A expressão Zona Franca remete imediatamente o cidadão comum ao regime fiscal vigente em Manaus, extremamente favorável do ponto de vista da desoneração fiscal, daí porque o anúncio de uma Super Zona Franca gerou em grande parcela da população a equivocada impressão de que aquelas cidades passariam a ser tão atrativas aos investimentos industriais como é a Zona Franca de Manaus.

No entanto, uma leitura atenta do projeto de lei – que ainda sequer foi apreciado pela Câmara dos Deputados – permite concluir que a desoneração tributária que alberga está longe de ser comparada com as vantagens presentes na Zona Franca de Manaus.

A PRIMEIRA observação digna de nota é que o benefício fiscal trazido pelo projeto não abrange apenas as cidades paraenses de Almeirim, Barcarena e Santarém, mas também a cidade de Oiapoque no Estado de Amapá, e todas as áreas de livre comércio já criadas em outras cidades da Amazônia, tais como Tabatinga, Guajará-Mirim, Pacaraima, Bonfim, Macapá e Santana.

O projeto de lei apenas reconhece uma isenção territorial e condicional de Imposto sobre Produtos Industrializados. Segundo o projeto, estarão isentas de IPI as empresas que industrializarem produtos, nas áreas de livre comércio anteriormente já criadas e naquelas incluídas no projeto (Barcarena, Almeirim, Santarém e Oiapoque), desde que (aqui a condição) utilizem no seu processo produtivo majoritariamente matérias-primas de origem regional, provenientes dos segmentos animal, vegetal, mineral ou agro-industrial.

Aparentemente, o escopo inicial do projeto foi apenas conceder mais um incentivo fiscal – isenção de IPI na produção local com matérias-primas regionais - às áreas de livre comércio já criadas nos municípios supra citados.

VIA DE regra, nas áreas de livre comércio a entrada de produtos estrangeiros ocorre sem a exigência de Imposto de Importação – II e de Imposto sobre Produtos Industrializados - IPI, desde que os bens sejam destinados ao consumo local ou ao emprego em alguma atividade produtiva ali instalada.

Vale dizer, o objetivo do projeto nunca foi o de criar uma zona franca, muito menos super, já que se dirigiu apenas a uma isenção de IPI para as áreas de livre comércio já instaladas em território amazônico.

Ocorre que por força dos acordos parlamentares, outras cidades foram também alçadas à condição de áreas de livre comércio.

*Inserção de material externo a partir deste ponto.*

@@ -36,5 +80,22 @@
     const uint32_t other = pair_swap(n);
     if (!(q & 1)) base[row * (NQ >> 1) + (q >> 1)] = (uint8_t)(n | (other << 4));
 }
+__device__ __forceinline__ uint32_t compress16(q4 x) {
+    return compress4(x.x) | (compress4(x.y) << 4) | (compress4(x.z) << 8) | (compress4(x.w) << 12);
+}
+__device__ __forceinline__ uint32_t compress4_01(uint32_t y) { return (y | (y >> 7) | (y >> 14) | (y >> 21)) & 0xFu; }
+__device__ __forceinline__ uint32_t compress16_01(q4 x) {
+    return compress4_01(x.x) | (compress4_01(x.y) << 4) | (compress4_01(x.z) << 8) | (compress4_01(x.w) << 12);
+}
+__device__ __forceinline__ q4 expand16(uint32_t n) {
+    return q4{expand4(n & 0xFu), expand4((n >> 4) & 0xFu), expand4((n >> 8) & 0xFu), expand4((n >> 12) & 0xFu)};
+}
+__device__ __forceinline__ uint32_t load_bits16(const uint8_t* base, size_t row, uint32_t j) {
+    return *(const uint16_t*)(base + row * 32 + 2 * j);
+}
+__device__ __forceinline__ void store_bits16(uint8_t* base, size_t row, uint32_t j, uint32_t bits) {
+    *(uint16_t*)(base + row * 32 + 2 * j) = (uint16_t)bits;
+}
+__device__ __forceinline__ void store_bits4(uint8_t* base, size_t row, uint32_t j, q4 smeared) { store_bits16(base, row, j, compress16(smeared)); }
 
 }
diff --git a/reverie_amd/csrc/internal.h b/reverie_amd/csrc/internal.h
--- a/reverie_amd/csrc/internal.h
+++ b/reverie_amd/csrc/internal.h
@@ -157,12 +157,13 @@
     uint32_t lo, mul11, mul, xor2, xork, hi;
 };
 bool any_level_general(const LevelRange* lr, size_t n_levels);
+int level_x4_from_env();
 void launch_interp(hipStream_t st, int mode, const Gate* d_gates, const LevelRange& r, const InterpParams& p,
-                   const LevelRange* next = nullptr);
+                   const LevelRange* next = nullptr, int x4 = 0);
 void launch_interp_narrow(hipStream_t st, int mode, const Gate* d_gates, const LevelRange* d_level_range, uint32_t l0, uint32_t l1,
                           int tiny, const InterpParams& p);
 void launch_interp_batched(hipStream_t st, const Gate* d_gates, const LevelRange& r, const InterpParams* d_pp, uint32_t batch,
-                           int mode = MODE_PROVE);
+                           int mode = MODE_PROVE, int x4 = 0);
 bool b3_pair_big_ok(uint64_t n_pre, uint64_t n_on, uint32_t NQ, const uint32_t* d_quads = nullptr, uint32_t n_quads = 0);
 uint32_t launch_b3_pair_big(hipStream_t st, const uint8_t* d_pre, uint64_t n_pre, const uint32_t* d_on, uint64_t n_on, uint32_t NQ, uint32_t* cv_a0,
                             uint32_t* cv_a1, uint32_t* cv_b0, uint32_t* cv_b1, uint32_t* d_dig_pre, uint32_t* d_dig_on, const uint32_t* d_quads = nullptr,
diff --git a/reverie_amd/csrc/interp.hip b/reverie_amd/csrc/interp.hip
--- a/reverie_amd/csrc/interp.hip
+++ b/reverie_amd/csrc/interp.hip
@@ -203,6 +203,15 @@
 #ifndef RV_INTERP_UXOR_FAST
 #define RV_INTERP_UXOR_FAST 0
 #endif
+#ifndef RV_LEVEL_X4_DEFAULT
+#define RV_LEVEL_X4_DEFAULT 1
+#endif
+#ifndef RV_LEVEL_X4_REC
+#define RV_LEVEL_X4_REC 1
+#endif
+#ifndef RV_LEVEL_DELTA_PARITY
+#define RV_LEVEL_DELTA_PARITY 1
+#endif
 __host__ __device__ constexpr int interp_unroll(int NQ, bool general = true) {
     return NQ >= 64 ? (general ? RV_INTERP_UNROLL : RV_INTERP_UNROLL_FAST) : NQ >= 32 ? RV_INTERP_UNROLL_MID : RV_INTERP_UNROLL_SMALL;
 }
@@ -236,43 +245,79 @@
 }
 __device__ __forceinline__ void pf_sink(uint32_t v) { asm volatile("" ::"v"(v)); }
 
-template <int MODE, int NQ, int U, int KA, int KB>
+template <int REC, uint32_t GPW>
+__device__ __forceinline__ Gate load_rec(const Gate* __restrict__ gates, uint32_t g0, uint32_t sub) {
+    if constexpr (REC == 0 || GPW == 1) {
+        return gates[g0 + sub];
+    } else {
+        static_assert(sizeof(Gate) % 4 == 0, "records are selected word by word");
+        constexpr int NW = (int)(sizeof(Gate) / 4);
+        union GW {
+            Gate g;
+            uint32_t w[NW];
+        };
+        GW r[GPW], o;
+#pragma unroll
+        for (uint32_t k = 0; k < GPW; k++) r[k].g = gates[g0 + k];
+#pragma unroll
+        for (int i = 0; i < NW; i++) {
+            uint32_t v = r[0].w[i];
+#pragma unroll
+            for (uint32_t k = 1; k < GPW; k++) v = sub == k ? r[k].w[i] : v;
+            o.w[i] = v;
+        }
+        return o.g;
+    }
+}
+template <int MODE, int NQ, int W>
+__device__ __forceinline__ uint32_t load_cslot(const InterpParams& p, const uint32_t* vc32, uint32_t id, uint32_t q) {
+    if constexpr (MODE == MODE_VERIFY_C) return vc32[2 * (size_t)id];
+    if constexpr (MODE == MODE_PROVE_V) return p.vclr[id];
+    if constexpr (W == 4) return load_bits16(p.corr, id, q);
+    return p.corr[(size_t)id * (NQ / 2) + (q >> 1)];
+}
+
+template <int MODE, int NQ, int U, int KA, int KB, int W = 1, int REC = 0>
 __device__ __forceinline__ void mulU(const Gate* __restrict__ gates, uint32_t g0, const InterpParams& p, uint32_t sub, uint32_t q,
                                      uint32_t onm, const Gate* pf = nullptr) {
-    constexpr uint32_t GPW = 64 / NQ, H = NQ / 2;
+    static_assert(W == 1 || (W == 4 && NQ == 64 && !is_verify(MODE)), "four words per lane: the prover on full-width rows");
+    constexpr uint32_t LPG = NQ / W, GPW = 64 / LPG;
+    using T = typename qwords<W>::type;
+    T* const rows = (T*)p.rows;
+    T* const on = (T*)p.on;
     const bool on_wr = !is_verify(MODE) || ((__ballot(onm != 0) >> ((sub * NQ + q) & ~7u)) & 0xFFull) != 0;
     Gate g[U];
 #pragma unroll
-    for (int u = 0; u < U; u++) g[u] = gates[g0 + u * GPW + sub];
-    uint32_t lx[U], ly[U], lab[U], lnew[U], bx[U], by[U], sc[U], sr[U];
-    uint32_t ra[U][KA], ca[U][KA], rb[U][KB], cb[U][KB];
+    for (int u = 0; u < U; u++) g[u] = load_rec<REC, GPW>(gates, g0 + u * GPW, sub);
+    T lx[U], ly[U], lab[U], lnew[U];
+    uint32_t bx[U], by[U], sc[U], sr[U];
+    T ra[U][KA], rb[U][KB];
+    uint32_t ca[U][KA], cb[U][KB];
     const uint32_t* const vc32 = (const uint32_t*)p.vc + ((q >> 3) & 1u);
 #pragma unroll
     for (int u = 0; u < U; u++) {
         const int na = (int)g_na(g[u]), nb = (int)g_nb(g[u]);
 #pragma unroll
         for (int i = 0; i < KA; i++) {
-            ra[u][i] = 0;
+            ra[u][i] = T();
             ca[u][i] = 0;
             if (i == 0 || i < na) {
-                ra[u][i] = p.rows[(size_t)g[u].a[i] * NQ + q];
-                ca[u][i] = MODE == MODE_VERIFY_C ? vc32[2 * (size_t)g[u].a[i]]
-                                                 : MODE == MODE_PROVE_V ? p.vclr[g[u].a[i]] : p.corr[(size_t)g[u].a[i] * H + (q >> 1)];
+                ra[u][i] = ld(&rows[(size_t)g[u].a[i] * LPG + q]);
+                ca[u][i] = load_cslot<MODE, NQ, W>(p, vc32, g[u].a[i], q);
             }
         }
 #pragma unroll
         for (int i = 0; i < KB; i++) {
-            rb[u][i] = 0;
+            rb[u][i] = T();
             cb[u][i] = 0;
             if (i == 0 || i < nb) {
-                rb[u][i] = p.rows[(size_t)g[u].b[i] * NQ + q];
-                cb[u][i] = MODE == MODE_VERIFY_C ? vc32[2 * (size_t)g[u].b[i]]
-                                                 : MODE == MODE_PROVE_V ? p.vclr[g[u].b[i]] : p.corr[(size_t)g[u].b[i] * H + (q >> 1)];
+                rb[u][i] = ld(&rows[(size_t)g[u].b[i] * LPG + q]);
+                cb[u][i] = load_cslot<MODE, NQ, W>(p, vc32, g[u].b[i], q);
             }
         }
-        lab[u] = __builtin_nontemporal_load(&p.rows[(size_t)g[u].m * NQ + q]);
-        lnew[u] = p.rows[(size_t)(g[u].m + 1) * NQ + q];
-        if (is_verify(MODE)) {
+        lab[u] = ld_nt(&rows[(size_t)g[u].m * LPG + q]);
+        lnew[u] = ld(&rows[(size_t)(g[u].m + 1) * LPG + q]);
+        if constexpr (is_verify(MODE)) {
             sc[u] = sr[u] = 0;
             if (onm) {
                 sc[u] = p.sup_corr[(size_t)g[u].ep * p.sup_nq + q];
@@ -280,7 +325,7 @@
             }
         }
     }
-    const uint32_t pfv = pf_touch<U * GPW>(pf, sub * NQ + q);
+    const uint32_t pfv = pf_touch<U * GPW>(pf, sub * LPG + q);
 #pragma unroll
     for (int u = 0; u < U; u++) {
         lx[u] = ra[u][0];
@@ -300,74 +345,98 @@
     }
 #pragma unroll
     for (int u = 0; u < U; u++) {
-        const uint32_t a = recon32(lx[u]), b = recon32(ly[u]), c = recon32(lab[u]);
-        uint32_t cx, cy;
+        constexpr bool DP = RV_LEVEL_DELTA_PARITY && W == 4 && MODE == MODE_PROVE_V;
+        const T pa = parity01(lx[u]), pb = parity01(ly[u]), pc = parity01(lab[u]);
+        const T a = smear01(pa), b = smear01(pb), c = DP ? T() : smear01(pc);
+        const T ka = splat01(a, g_ca(g[u])), kb = splat01(a, g_cb(g[u]));
+        T cx, cy;
         const uint32_t vx = (bx[u] ^ g_ca(g[u])) & 1u, vy = (by[u] ^ g_cb(g[u])) & 1u;
-        if (MODE == MODE_PROVE_V) {
-            cx = a ^ (vx ? 0xFFFFFFFFu : 0u);
-            cy = b ^ (vy ? 0xFFFFFFFFu : 0u);
-        } else if (MODE == MODE_VERIFY_C) {
-            cx = expand4(q < 16 ? (bx[u] >> (4 * (q & 7))) & 0xFu : 0u) ^ (g_ca(g[u]) ? 0xFFFFFFFFu : 0u);
-            cy = expand4(q < 16 ? (by[u] >> (4 * (q & 7))) & 0xFu : 0u) ^ (g_cb(g[u]) ? 0xFFFFFFFFu : 0u);
-        } else {
-            cx = expand4((bx[u] >> (4 * (q & 1))) & 0xFu) ^ (g_ca(g[u]) ? 0xFFFFFFFFu : 0u);
-            cy = expand4((by[u] >> (4 * (q & 1))) & 0xFu) ^ (g_cb(g[u]) ? 0xFFFFFFFFu : 0u);
-        }
-        uint32_t delta = (a & b) ^ c;
-        uint32_t s = (ly[u] & cx) ^ (lx[u] & cy) ^ lab[u] ^ lnew[u];
-        uint32_t r = 0;
-        if (MODE == MODE_PROVE) {
+        if constexpr (MODE == MODE_PROVE_V) {
+            cx = a ^ splat01(a, vx);
+            cy = b ^ splat01(a, vy);
+        } else if constexpr (MODE == MODE_VERIFY_C) {
+            cx = expand4(q < 16 ? (bx[u] >> (4 * (q & 7))) & 0xFu : 0u) ^ ka;
+            cy = expand4(q < 16 ? (by[u] >> (4 * (q & 7))) & 0xFu : 0u) ^ kb;
+        } else if constexpr (W == 4) {
+            cx = expand16(bx[u]) ^ ka;
+            cy = expand16(by[u]) ^ kb;
+        } else {
+            cx = expand4((bx[u] >> (4 * (q & 1))) & 0xFu) ^ ka;
+            cy = expand4((by[u] >> (4 * (q & 1))) & 0xFu) ^ kb;
+        }
+        T delta = (a & b) ^ c;
+        T s = (ly[u] & cx) ^ (lx[u] & cy) ^ lab[u] ^ lnew[u];
+        T r = T();
+        if constexpr (MODE == MODE_PROVE) {
             r = recon32(s);
-        } else if (is_verify(MODE)) {
+        } else if constexpr (is_verify(MODE)) {
             delta = (sc[u] & onm) | (delta & ~onm);
             s ^= sr[u];
             r = recon32(s) & onm;
         }
-        if (!is_verify(MODE) || on_wr) __builtin_nontemporal_store(s, &p.on[(size_t)g[u].eo * NQ + q]);
-        store_bits(p.pre, g[u].ep, NQ, q, delta);
-        if (MODE == MODE_PROVE_V) {
+        if (!is_verify(MODE) || on_wr) st_nt(&on[(size_t)g[u].eo * LPG + q], s);
+        if constexpr (DP) {
+            store_bits16(p.pre, g[u].ep, q, compress16_01((pa & pb) ^ pc));
             if (q == 0) p.vclr[g[u].dst] = (uint8_t)(vx & vy);
-        } else if (MODE == MODE_VERIFY_C) {
-            vc_store(p.vc, g[u].dst, q, r ^ delta ^ (cx & cy));
-        } else {
-            store_bits(p.corr, g[u].dst, NQ, q, r ^ delta ^ (cx & cy));
+        } else if constexpr (W == 4) {
+            store_bits4(p.pre, g[u].ep, q, delta);
+            if constexpr (MODE == MODE_PROVE_V) {
+                if (q == 0) p.vclr[g[u].dst] = (uint8_t)(vx & vy);
+            } else {
+                store_bits4(p.corr, g[u].dst, q, r ^ delta ^ (cx & cy));
+            }
+        } else {
+            store_bits(p.pre, g[u].ep, NQ, q, delta);
+            if constexpr (MODE == MODE_PROVE_V) {
+                if (q == 0) p.vclr[g[u].dst] = (uint8_t)(vx & vy);
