# ketanfatania/QMRI-PnP-Recon-POC

Measured on AMD Instinct MI355X. Metric: ADMM iters/sec (224x224x10 TSMI, spiral mask), higher is better.
Workload: dtype f32; 1 GPU; cut3 224x224x10 single slice per GPU, spiral mask S=771 T=200, PnP-ADMM + 10-channel UNetRes (DRUNet) denoiser; solver=lsqr, admm_iters=20, dc_dtype=f64, parallelism=slice-parallel x1 (no collective)

## Files before the change

### qmri_pnp_recon_poc_amd/csrc/api_core.cpp

```cpp
#include "qmri_internal.h"
#include "fft_codelets.h"

#include <algorithm>
#include <atomic>
#include <cmath>
#include <cstdarg>
#include <cstdlib>
#include <cstring>
#include <mutex>

static thread_local std::string g_create_err;

namespace {
struct KnobDef { const char* name; int dflt; };
const KnobDef g_knob_defs[K_COUNT] = {
    {"conv_scheme", 2}, {"conv_f32", 0}, {"conv_wt", 1}, {"conv_xcd", 1}, {"conv_persist", 1}, {"conv_splitk", 1},
    {"conv_midcfg", 3}, {"conv_deepcfg", 3}, {"conv_deepks", 4},
    {"conv_resident", 1}, {"res_head", 1}, {"res_tail", 1}, {"res_down", 1}, {"res_delay", 24}, {"res_rearm", 64},
    {"res_stamps", 0}, {"conv_stamps", 0}, {"conv_stamp_launch", -1}, {"lsqr_stamps", 0},
    {"conv_mt2", 1024}, {"conv_occ", 2},
    {"fuse_ew", 1}, {"lsqr_persist", 1}, {"lsqr_fold", 1}, {"dictw_lsp", 2}, {"verbose", 0},
    {"pack_gpu", 1}, {"nufft_seg", NU_SEG},
    {"fmap_fuse", 0}, {"fmap_start", 0},
};
std::atomic<int> g_knob_val[K_COUNT];
std::once_flag g_knob_once;

int knob_index(const char* name, size_t len) {
    for (int k = 0; k < K_COUNT; ++k)
        if (strlen(g_knob_defs[k].name) == len && strncmp(g_knob_defs[k].name, name, len) == 0) return k;
    return -1;
}
void knob_init() {
    for (int k = 0; k < K_COUNT; ++k) g_knob_val[k].store(g_knob_defs[k].dflt, std::memory_order_relaxed);
    const char* e = getenv("QMRI_DEBUG");
    while (e && *e) {
        const char* end = strchr(e, ',');
        const size_t len = end ? (size_t)(end - e) : strlen(e);
        const char* eq = (const char*)memchr(e, '=', len);
        const int k = eq ? knob_index(e, (size_t)(eq - e)) : -1;
        if (k >= 0) g_knob_val[k].store(atoi(eq + 1), std::memory_order_relaxed);
// ... 822 lines not shown
```

### qmri_pnp_recon_poc_amd/csrc/api_net.cpp

```cpp
#include "qmri_internal.h"

#include <algorithm>
#include <chrono>
#include <cmath>
#include <cstdio>
#include <cstring>

extern "C" size_t qmri_net_nparams(const qmri_net_desc* d) {
    if (!d) return 0;
    size_t n = 0;
    if (d->arch == QMRI_ARCH_UNETRES) {
        const int32_t* nc = d->nc;
        n += (size_t)nc[0] * d->in_nc * 9;
        for (int l = 0; l < 3; ++l) n += (size_t)2 * d->nb * nc[l] * nc[l] * 9 + (size_t)nc[l + 1] * nc[l] * 4;
        n += (size_t)2 * d->nb * nc[3] * nc[3] * 9;
        for (int l = 3; l > 0; --l) n += (size_t)nc[l] * nc[l - 1] * 4 + (size_t)2 * d->nb * nc[l - 1] * nc[l - 1] * 9;
        n += (size_t)d->out_nc * nc[0] * 9;
    } else if (d->arch == QMRI_ARCH_SEQ_CONV) {
        if (d->nb == 1) return (size_t)d->out_nc * d->in_nc * 9;
        n = (size_t)d->nc[0] * d->in_nc * 9 + (size_t)(d->nb - 2) * d->nc[0] * d->nc[0] * 9 + (size_t)d->out_nc * d->nc[0] * 9;
    }
    return n;
}
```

AQUI ME parece reside um dos problemas do projeto. O artigo quarto do projeto de lei estabelece que “Ficam criadas, como Áreas de Livre Comércio, incluídas entre as constantes do art. 1º, os municípios de Barcarena, Santarém e Almeirim, no Estado do Pará, assim como em Oiapoque, no Estado do Amapá, com mesmas condições previstas nesta lei”.

A expressão “com as mesmas condições previstas nesta lei” poderá ensejar dúvidas sérias acerca do alcance da desoneração tributária vigorante nas áreas de livre comércio recém-criadas.

Gozarão estas de isenção de IPI e II na entrada de produtos estrangeiros, como já ocorre nas demais áreas de livre comércio já existentes, ou a isenção alcançará apenas o IPI incidente sobre produtos industrializados com matérias primas regionais produzidos naquelas cidades?

EM OUTRO dizer, qual o sentido da inclusão da expressão “com as mesmas condições previstas nesta lei” justamente no dispositivo que cria as novas áreas de livre comércio?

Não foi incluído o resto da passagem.